Task statement: The answer must be every line of the records below that contains the word "ntiles", copied out.

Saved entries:

template <int EPI, int KT, bool LN, int NST, bool RLOW>
__global__ __launch_bounds__(768) void k_gemm_wsn16_dma(NtArgs g) {
  typedef bf16_t T;
  typedef Mma<T> MM;
  constexpr int K = KT * 32, D = 192, NWV = 12;
  constexpr int ROWB = K * 2 + 32, SA = ROWB / 16;
  constexpr int NA = (16 * SA + 63) / 64;
  constexpr int RSZ = RLOW ? 2 : 4, RSL = D * RSZ / 16;
  constexpr int XS = RSL + 2, XB = XS * 16, NX = (16 * XS + 63) / 64;
  constexpr bool GATE = EPI == UVC_EPI_BIAS_RESID_GATE;
  constexpr int I_R = NA, I_R2 = I_R + NX, NI = I_R2 + (GATE ? NX : 0);
  constexpr int STAGE = NI * 1024;
  constexpr int NPW = (NI + NWV - 1) / NWV;
  constexpr int LN_BYTES = LN ? 2 * 16 * NWV * 8 + 3 * D * 4 : 0;
  static_assert(NST >= 3 && NPW <= 5 && NST * STAGE + LN_BYTES <= 160 * 1024, "ring does not fit");
  extern __shared__ __attribute__((aligned(16))) char smem[];
  const int tid = threadIdx.x, lane = tid & 63, gq = lane >> 4, li = lane & 15;
  const int w = __builtin_amdgcn_readfirstlane(tid >> 6);
  const T* __restrict__ W = reinterpret_cast<const T*>(g.B);
  char* __restrict__ C = reinterpret_cast<char*>(g.C);
  const int ntiles = (g.M + 15) / 16;
  const int n = w * 16 + gq * 4;
  float* const sRed = reinterpret_cast<float*>(smem + NST * STAGE);
  float* const sGB = sRed + 2 * 16 * NWV * 2;
  if (LN) {
    if (tid < D) { sGB[tid] = g.ln_gamma[tid]; sGB[D + tid] = g.ln_beta[tid]; sGB[2 * D + tid] = g.bias[tid]; }
  }
  const unsigned gaddr = lds_addr(sGB) + (unsigned)n * 4u;
  const unsigned redr = lds_addr(sRed) + (unsigned)(li * NWV * 8);
  typename MM::Frag bf[KT];
#pragma unroll
  for (int ks = 0; ks < KT; ++ks)
    bf[ks] = __builtin_bit_cast(typename MM::Frag, *reinterpret_cast<const u32x4*>(W + (size_t)(w * 16 + li) * K + (ks * 4 + gq) * 8));
  float alpha = g.alpha;
  if (g.alpha_ptr) alpha *= *g.alpha_ptr;
  float d0 = 0.f, d1 = 1.f;
  if (GATE) { d0 = g.dptr[0]; d1 = g.dptr[1]; }
  f32x4 bias4 = {0.f, 0.f, 0.f, 0.f};
  if (!LN) bias4 = *reinterpret_cast<const f32x4*>(g.bias + n);

  const char* rb[NPW]; unsigned rstride[NPW], rdst[NPW], loff[NPW];
#pragma unroll
  for (int q = 0; q < NPW; ++q) {
    int I = q * NWV + w;
    if (I >= NI) I = w;
    const int sl = (I - (I < I_R ? 0 : I < I_R2 ? I_R : I_R2)) * 64 + lane;
    rdst[q] = (unsigned)I * 1024u;
    if (I < I_R) {
      const int row = sl / SA, c = sl % SA;
      rb[q] = reinterpret_cast<const char*>(g.A); rstride[q] = K * 2u;
      loff[q] = row < 16 ? (unsigned)(row * K * 2 + (c < K / 8 ? c : 0) * 16) : 0u;
    } else {
      const int row = sl / XS, c = sl % XS;
      rb[q] = reinterpret_cast<const char*>(I < I_R2 ? g.R : g.R2); rstride[q] = (unsigned)(D * RSZ);
      loff[q] = row < 16 ? (unsigned)(row * D * RSZ + (c < RSL ? c : 0) * 16) : 0u;
    }
  }
  auto issue = [&](int tile, int st) {
    const int t = tile < ntiles ? tile : ntiles - 1;
    const unsigned r0 = (unsigned)min(t * 16, g.M - 16);
#pragma unroll
    for (int q = 0; q < NPW; ++q) {
      const char* src = rb[q] + ((unsigned long long)r0 * (unsigned long long)rstride[q] + (unsigned long long)loff[q]);
      char* dst = smem + st * STAGE + rdst[q];
      __builtin_amdgcn_global_load_lds((const void __attribute__((address_space(1)))*)src, (void __attribute__((address_space(3)))*)dst, 16, 0, 0);
    }
  };
  const unsigned s0 = lds_addr(smem);
  const unsigned fragoff = (unsigned)(li * ROWB + gq * 16), roff = (unsigned)(I_R * 1024 + li * XB + n * RSZ);
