# nannau/DoWnGAN

Measured on AMD Instinct MI355X. Metric: train-step samples/sec (G+D+GP), higher is better.
Workload: dtype bf16

## Files before the change

downgan_amd/_lib.py:

```python
from __future__ import annotations

import ctypes as C
import os

_HERE = os.path.dirname(os.path.abspath(__file__))
LIB_PATH = os.environ.get("DG_LIB_OVERRIDE") or os.path.join(_HERE, "csrc", "libdowngan_hip.so")

DG_F32, DG_BF16 = 0, 1
STATUS = {0: "DG_OK", -1: "DG_ERR_BAD_SHAPE", -2: "DG_ERR_BAD_DTYPE", -3: "DG_ERR_BAD_ARG", -4: "DG_ERR_LAUNCH"}


class Epilogue(C.Structure):
    _fields_ = [("bias", C.c_void_p), ("has_act", C.c_int), ("act_slope", C.c_float),
                ("r1", C.c_void_p), ("ldr1", C.c_int64), ("s1", C.c_float),
                ("r2", C.c_void_p), ("ldr2", C.c_int64), ("s2", C.c_float),
                ("mask", C.c_void_p), ("ldmask", C.c_int64), ("mask_slope", C.c_float),
                ("accumulate", C.c_int), ("mask_bits", C.c_void_p), ("out_bits", C.c_void_p),
                ("mask_c0", C.c_int), ("mask_last", C.c_int), ("out_q", C.c_void_p), ("out_qs", C.c_void_p), ("ldqs", C.c_int64),
                ("out_u", C.c_void_p), ("out_ue", C.c_void_p), ("skip_y", C.c_int), ("out_amax", C.c_void_p)]


class ConvGeom(C.Structure):
    _fields_ = [("dtype", C.c_int), ("N", C.c_int), ("H", C.c_int), ("W", C.c_int),
                ("Cin", C.c_int), ("Cout", C.c_int), ("stride", C.c_int), ("cin_real", C.c_int), ("pixel_shuffle", C.c_int),
# ... 50 lines not shown
HIST_MAX_BINS, HIST_MAX_OUT = 4096, EOF_MAX_C + 1
GRID_MAX_THR = 4
FSS_MAX_THR, FSS_MAX_SCALES, FSS_MAX_SIDE = 4, 8, 2048
HIST2D_MAX_PAIRS, HIST2D_MAX_CELLS, HIST2D_MAX_SECTORS = 8, 16384, 72
INCR_MAX_LAGS, INCR_MAX_LAG, INCR_MAX_BINS, INCR_MAX_SIDE = 8, 256, 512, 2048
GRIDHIST_MAX_BINS, GRIDHIST_MAX_Q = 256, 16
OBJ_MAX_SIDE, OBJ_MAX_THR, OBJ_COLS = 2048, 4, 12
DIST_MAX_SIDE, DIST_MAX_THR, DIST_MAX_RINGS, DIST_MAX_CUTOFF, DIST_COLS, DIST_FAR = 2048, 4, 128, 512, 11, 1 << 30
TEMPORAL_MAX_THR, TEMPORAL_MAX_DUR, TEMPORAL_MAX_LAGS, TEMPORAL_MAX_LAG, TEMPORAL_MAX_BINS = 4, 256, 4, 24, 512


class EofFields(C.Structure):
    _fields_ = [("base", C.c_void_p), ("dtype", C.c_int), ("T", C.c_int), ("C", C.c_int), ("P", C.c_int),
                ("ld_t", C.c_int64), ("ld_c", C.c_int64), ("ld_p", C.c_int64)]


class HistSpec(C.Structure):
    _fields_ = [("nbins", C.c_int), ("speed_u", C.c_int), ("speed_v", C.c_int), ("lo", C.c_float * HIST_MAX_OUT),
                ("inv_w", C.c_float * HIST_MAX_OUT), ("scale", C.c_float * EOF_MAX_C), ("offset", C.c_float * EOF_MAX_C)]


class GridSpec(C.Structure):
    _fields_ = [("speed_u", C.c_int), ("speed_v", C.c_int), ("nthr", C.c_int), ("scale", C.c_float * EOF_MAX_C),
                ("offset", C.c_float * EOF_MAX_C), ("pivot", C.c_float * HIST_MAX_OUT),
                ("thr", (C.c_float * GRID_MAX_THR) * HIST_MAX_OUT)]


class FssSpec(C.Structure):
    _fields_ = [("speed_u", C.c_int), ("speed_v", C.c_int), ("nthr", C.c_int), ("nscale", C.c_int),
                ("win", C.c_int * FSS_MAX_SCALES), ("scale", C.c_float * EOF_MAX_C), ("offset", C.c_float * EOF_MAX_C),
                ("thr", (C.c_float * FSS_MAX_THR) * HIST_MAX_OUT)]


class Hist2dAxis(C.Structure):
    _fields_ = [("src", C.c_int), ("chan", C.c_int), ("nbins", C.c_int), ("lo", C.c_float), ("inv_w", C.c_float)]


class Hist2dSpec(C.Structure):
    _fields_ = [("npairs", C.c_int), ("speed_u", C.c_int), ("speed_v", C.c_int), ("nsec", C.c_int), ("calm", C.c_float),
                ("tan_k", C.c_float * (HIST2D_MAX_SECTORS // 4)), ("scale", C.c_float * EOF_MAX_C),
                ("offset", C.c_float * EOF_MAX_C), ("ax", (Hist2dAxis * 2) * HIST2D_MAX_PAIRS)]


class IncrSpec(C.Structure):
    _fields_ = [("speed_u", C.c_int), ("speed_v", C.c_int), ("nlag", C.c_int), ("nbins", C.c_int),
                ("lag", C.c_int * INCR_MAX_LAGS), ("scale", C.c_float * EOF_MAX_C), ("offset", C.c_float * EOF_MAX_C),
                ("lo", (C.c_float * INCR_MAX_LAGS) * HIST_MAX_OUT), ("inv_w", (C.c_float * INCR_MAX_LAGS) * HIST_MAX_OUT)]


class ObjectsSpec(C.Structure):
    _fields_ = [("speed_u", C.c_int), ("speed_v", C.c_int), ("nthr", C.c_int), ("connectivity", C.c_int),
                ("inv_quantum", C.c_float), ("scale", C.c_float * EOF_MAX_C), ("offset", C.c_float * EOF_MAX_C),
                ("thr", (C.c_float * OBJ_MAX_THR) * HIST_MAX_OUT)]


class DistmapSpec(C.Structure):
    _fields_ = [("speed_u", C.c_int), ("speed_v", C.c_int), ("nthr", C.c_int), ("nring", C.c_int), ("cutoff", C.c_int),
                ("scale", C.c_float * EOF_MAX_C), ("offset", C.c_float * EOF_MAX_C),
                ("thr", (C.c_float * DIST_MAX_THR) * HIST_MAX_OUT)]


class TemporalSpec(C.Structure):
    _fields_ = [("speed_u", C.c_int), ("speed_v", C.c_int), ("nthr", C.c_int), ("ndur", C.c_int), ("nlag", C.c_int),
                ("nbins", C.c_int), ("below", C.c_int * TEMPORAL_MAX_THR), ("lag", C.c_int * TEMPORAL_MAX_LAGS),
                ("scale", C.c_float * EOF_MAX_C), ("offset", C.c_float * EOF_MAX_C),
                ("thr", (C.c_float * TEMPORAL_MAX_THR) * HIST_MAX_OUT), ("lo", (C.c_float * TEMPORAL_MAX_LAGS) * HIST_MAX_OUT),
                ("inv_w", (C.c_float * TEMPORAL_MAX_LAGS) * HIST_MAX_OUT)]


MINMAX_PARTS = 256
_vp, _i, _i64, _f = C.c_void_p, C.c_int, C.c_int64, C.c_float
_PROTOS = {
    "dg_conv3x3_fwd": [C.POINTER(ConvGeom), C.POINTER(Epilogue), _vp, _vp, _vp, _vp],
    "dg_conv3x3_dgrad": [C.POINTER(ConvGeom), C.POINTER(Epilogue), _vp, _vp, _vp, _vp],
    "dg_conv3x3_wgrad": [C.POINTER(ConvGeom), _vp, _vp, _vp, _vp, _vp],
    "dg_conv3x3_wgrad_dense": [_vp, _i, _vp, _vp, _vp, _vp, _vp],
    "dg_conv3x3_wgrad_f8": [C.POINTER(ConvGeom), _vp, _vp, _vp, _vp, _vp, _vp],
    "dg_exp_from_amax": [_vp, _i, _i, _vp, _vp],
    "dg_conv3x3_wgrad_dense_f8": [C.POINTER(ConvGeom), _i, _vp, _vp, _vp, _vp, _vp, _vp],
    "dg_gather_gemm": [C.POINTER(GGDesc), C.POINTER(Epilogue), _vp, _vp, _vp, _vp],
    "dg_conv3x3_plan": [C.POINTER(ConvGeom), _i, C.POINTER(GGDesc)],
    "dg_last_conv_kernels": [],
    "dg_conv3x3_dgrad_launches": [C.POINTER(ConvGeom)],
    "dg_colsum": [_i, _vp, _i64, _i64, _i64, _i64, _i, _vp, _vp],
    "dg_colsum_multi": [_i, _vp, _i64, _i64, _i, _i, _vp, _vp],
    "dg_repack_conv_weights": [_i, _i, _vp, _vp, _i, _i, _vp],
    "dg_repack_dense_dgrad": [_i, _vp, _i, _i, _vp, _vp],
    "dg_wgrad_unswap": [_vp, _vp, _i, _i, _vp],
    "dg_linear_fwd": [_i, _vp, _i64, _vp, _i64, _vp, _i, _i, _i, _i64, _vp],
    "dg_linear_dx": [_i, _i, _vp, _i, _vp, _i64, _vp, _i64, _vp, _i64, _f, _i, _i, _i64, _vp],
    "dg_linear_dw": [_i, _vp, _i, _vp, _i64, _vp, _i64, _i, _i, _i64, _vp],
    "dg_linear_dw_wide": [_i, _vp, _i, _vp, _i64, _vp, _i64, _i, _i, _i64, _i, _vp],
    "dg_bias_act": [_i, _vp, _i, _vp, _vp, _i, _i, _i, _i, _f, _vp, _i, _f, _vp],
    "dg_mask_mul": [_i, _vp, _i64, _vp, _i64, _i64, _i, _f, _vp],
    "dg_axpby": [_i, _vp, _i64, _vp, _i64, _f, _vp, _i64, _f, _i64, _i, _vp],
    "dg_gp_interp": [_i, _vp, _vp, _vp, _vp, _i, _i64, _vp],
    "dg_gp_interp_c2": [_i, _vp, _vp, _i64, _vp, _vp, _vp, _vp, _i, _i64, _vp],
    "dg_scale_rows_c2": [_i, _vp, _i64, _vp, _vp, _i, _i64, _vp],
    "dg_sumsq_rows": [_i, _vp, _i, _i64, _vp, _vp],
    "dg_gp_finish": [_vp, _i, _i, _f, _f, _vp, _vp, _vp],
    "dg_scale_rows": [_i, _vp, _vp, _vp, _i, _i64, _vp],
    "dg_l1": [_i, _vp, _i64, _vp, _i64, _i64, _i, _vp, _vp, _i64, _f, _vp, _i64, _vp],
    "dg_sqdiff": [_i, _vp, _i64, _vp, _i64, _i64, _i, _vp, _vp],
    "dg_sum_strided": [_vp, _i, _i, _f, _vp, _vp],
    "dg_fill_col": [_vp, _i, _i, _i, _f, _vp],
    "dg_adam": [_vp, _vp, _vp, _vp, _vp, _i64, _f, _f, _f, _f, _i, _f, _vp],
    "dg_nchw_to_nhwc": [_i, _vp, _vp, _i, _i, _i, _i, _i, _vp],
    "dg_nhwc_to_nchw": [_i, _vp, _i64, _vp, _i, _i, _i, _i, _vp],
    "dg_cast": [_i, _vp, _vp, _i64, _vp],
    "dg_minmax_partial": [_i, _vp, _i64, _i64, _i, _vp, _vp],
    "dg_minmax_finish": [_vp, _i, _vp, _vp],
    "dg_normalise_planar": [_i, _vp, _i, _i, _i, _i64, _i, _vp, _vp, _vp],
    "dg_ssim_level": [_vp, _vp, _i, _i, _i, C.POINTER(SsimParams), _vp, _vp],
    "dg_avgpool2": [_vp, _vp, _i, _i, _i, _vp],
    "dg_msssim_finish": [_vp, _i, _i, C.POINTER(MsssimCombine), _vp, _vp],
    "dg_div_vort_sums": [_i, _vp, _i64, _vp, _i64, _i, _i, _i, _vp, _vp],
    "dg_gather_samples": [_i, _vp, _i64, _i, _vp, _i, _vp, _i, _vp],
    "dg_quant_mxfp8": [_i, _vp, _i64, _i64, _i, _vp, _i64, _vp, _i64, _vp],
    "dg_block_exp_max": [_vp, _i64, _i64, _i, _i, _vp, _vp, _vp],
    "dg_block_exp_max_batch": [C.POINTER(ExpBatch), _i, _vp, _vp],
    "dg_quant_uniform": [_i, _vp, _i64, _i64, _i, _vp, _vp, _i64, _vp],
    "dg_conv3x3_fwd_f8": [C.POINTER(ConvGeom), C.POINTER(Epilogue), C.POINTER(F8Operands), _vp, _vp],
    "dg_conv3x3_dgrad_f8": [C.POINTER(ConvGeom), C.POINTER(Epilogue), C.POINTER(F8Operands), _vp, _vp],
    "dg_moments": [_vp, _i64, _vp, _vp],
    "dg_stage_fields": [_i, C.POINTER(FieldPlanes), _i64, _vp, _vp],
    "dg_lowpass5": [_i, _vp, _i64, _i, _i, _i, _i, _vp, _i64, _vp, _i64, _vp],
    "dg_lowpass5_adjoint": [_i, _vp, _i64, _i, _i, _i, _i, _vp, _i64, _vp],
    "dg_set_deterministic_workspace": [_vp, _i64],
    "dg_deterministic": [],
    "dg_count_nonfinite": [C.POINTER(FiniteBufs), _vp, _vp],
    "dg_eof_mean": [C.POINTER(EofFields), _vp, _vp],
    "dg_eof_gram": [C.POINTER(EofFields), _vp, _i, _vp, _vp, _vp],
    "dg_eof_components": [C.POINTER(EofFields), _vp, _vp, _i, _vp, _i64, _i64, _vp, _vp],
    "dg_eof_flip": [_vp, _i, _i, _i, _i64, _i64, _vp, _vp],
    "dg_eof_project": [C.POINTER(EofFields), _vp, _vp, _i, _i64, _i64, _i, _vp, _vp, _vp],
    "dg_eof_reconstruct": [_vp, _i, _i, _i, _vp, _i64, _i64, _i, _vp, _vp, _vp],
    "dg_rapsd_ws_bytes": [_i, _i, _i],
    "dg_rapsd": [C.POINTER(EofFields), _i, _vp, _vp, _vp, _vp],
    "dg_rapsd_ring_counts": [_i, C.POINTER(_i64)],
    "dg_cross_rapsd_ws_bytes": [_i, _i, _i],
    "dg_cross_rapsd": [C.POINTER(EofFields), C.POINTER(EofFields), _i, _vp, _vp, _vp, _vp],
    "dg_helmholtz_ws_bytes": [_i, _i],
    "dg_helmholtz": [C.POINTER(EofFields), _i, _i, C.POINTER(_f), _i, _vp, _vp, _vp, _vp],
    "dg_helmholtz_cross_ws_bytes": [_i, _i],
    "dg_helmholtz_cross": [C.POINTER(EofFields), C.POINTER(EofFields), _i, _i, C.POINTER(_f), _i, _vp, _vp, _vp, _vp],
    "dg_hist_ws_bytes": [C.POINTER(EofFields), C.POINTER(HistSpec)],
    "dg_hist": [C.POINTER(EofFields), C.POINTER(HistSpec), _vp, _vp, _vp, _vp, _vp],
    "dg_hist_host_bins": [C.POINTER(HistSpec), _vp, _i, _i64, _vp],
    "dg_gridstats_ws_bytes": [C.POINTER(EofFields), _i, C.POINTER(GridSpec)],
    "dg_gridstats_slices": [_i, _i],
    "dg_gridstats": [C.POINTER(EofFields), C.POINTER(EofFields), C.POINTER(GridSpec), _vp, _vp, _vp, _vp, _vp],
    "dg_fss_ws_bytes": [C.POINTER(EofFields), _i, _i, C.POINTER(FssSpec)],
    "dg_fss": [C.POINTER(EofFields), C.POINTER(EofFields), _i, _i, C.POINTER(FssSpec), _vp, _vp, _vp, _vp, _vp],
    "dg_fss_host": [C.POINTER(FssSpec), _vp, _vp, _i, _i, _i, _vp, _vp],
    "dg_fss_bound": [_i, _i, _i],
    "dg_hist2d_ws_bytes": [C.POINTER(EofFields), C.POINTER(EofFields), C.POINTER(Hist2dSpec)],
    "dg_hist2d": [C.POINTER(EofFields), C.POINTER(EofFields), C.POINTER(Hist2dSpec), _vp, _vp, _vp],
    "dg_hist2d_host_bins": [C.POINTER(Hist2dSpec), _vp, _vp, _i, _i64, _vp],
    "dg_incr_ws_bytes": [C.POINTER(EofFields), C.POINTER(EofFields), _i, _i, C.POINTER(IncrSpec)],
    "dg_incr": [C.POINTER(EofFields), C.POINTER(EofFields), _i, _i, C.POINTER(IncrSpec), _vp, _vp, _vp, _vp, _vp],
    "dg_incr_host": [C.POINTER(IncrSpec), _vp, _i, _i, _i, _vp, _vp, _vp],
    "dg_gridhist_ws_bytes": [C.POINTER(EofFields), _i, C.POINTER(HistSpec)],
    "dg_gridhist": [C.POINTER(EofFields), C.POINTER(EofFields), C.POINTER(HistSpec), _vp, _vp, _vp],
    "dg_gridhist_scan": [_vp, _i, _i, _i, _i, C.POINTER(C.c_double), _i, _vp, _vp, _vp],
    "dg_gridhist_host": [C.POINTER(HistSpec), _vp, _vp, _i, _i, _i, _vp],
    "dg_gridhist_scan_host": [_vp, _i, _i, _i, _i, C.POINTER(C.c_double), _i, _vp, _vp],
# ... 77 lines not shown
```

downgan_amd/csrc/conv_plan.hip:

```cpp
#include "gg_common.h"

thread_local int g_last_kinds = 0;

static int gg_validate(const dg_gg_desc* d, bool f8 = false, bool compact_src = false) {
  if (d->dtype != DG_F32 && d->dtype != DG_BF16) return DG_ERR_BAD_DTYPE;
  const int epc = f8 ? 16 : d->dtype == DG_F32 ? 4 : 8;
  if (d->N <= 0 || d->Hs <= 0 || d->Ws <= 0 || d->Hg <= 0 || d->Wg <= 0 || d->Hd <= 0 || d->Wd <= 0) return DG_ERR_BAD_SHAPE;
  if (d->Cred <= 0 || d->Cred % 8 || d->Nout <= 0 || d->Nout % 16) return DG_ERR_BAD_SHAPE;
  if (d->ntaps < 1 || d->ntaps > 9) return DG_ERR_BAD_SHAPE;
  if ((compact_src ? d->lds % 2 || d->lds < 2 : d->lds % epc) || d->ldd % 4 || d->ldw % epc) return DG_ERR_BAD_SHAPE;
  for (int t = 0; t < d->ntaps; ++t) {
    if (d->tap_dy[t] < -1 || d->tap_dy[t] > 1 || d->tap_dx[t] < -1 || d->tap_dx[t] > 1) return DG_ERR_BAD_ARG;
    if (d->tap_w[t] < 0 || d->tap_w[t] > 8) return DG_ERR_BAD_ARG;
  }
  if (d->src_ps && ((d->Cred / 4) % 8)) return DG_ERR_BAD_SHAPE;
  if (d->dst_ps && ((d->Nout / 4) % 16)) return DG_ERR_BAD_SHAPE;
  if ((long long)d->N * d->Hg * d->Wg >= (1ll << 31)) return DG_ERR_BAD_SHAPE;
  if (d->dst_ps) {
    if (2 * d->Hg > d->Hd || 2 * d->Wg > d->Wd) return DG_ERR_BAD_SHAPE;
  } else {
    if ((d->Hg - 1) * d->dy_mul + d->dy_off >= d->Hd || (d->Wg - 1) * d->dx_mul + d->dx_off >= d->Wd) return DG_ERR_BAD_SHAPE;
    if (d->dy_off < 0 || d->dx_off < 0 || d->dy_mul < 1 || d->dx_mul < 1) return DG_ERR_BAD_SHAPE;
  }
  return DG_OK;
// ... 123 lines not shown
  if (g->Cin <= 0 || g->Cin % 8 || g->Cout <= 0 || g->Cout % 16) return DG_ERR_BAD_SHAPE;
  if (g->pixel_shuffle && (g->stride != 1 || (g->Cout / 4) % 16)) return DG_ERR_BAD_SHAPE;
  return DG_OK;
}
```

Response:
  const int ntiles = (g.M + 15) / 16;
    const int t = tile < ntiles ? tile : ntiles - 1;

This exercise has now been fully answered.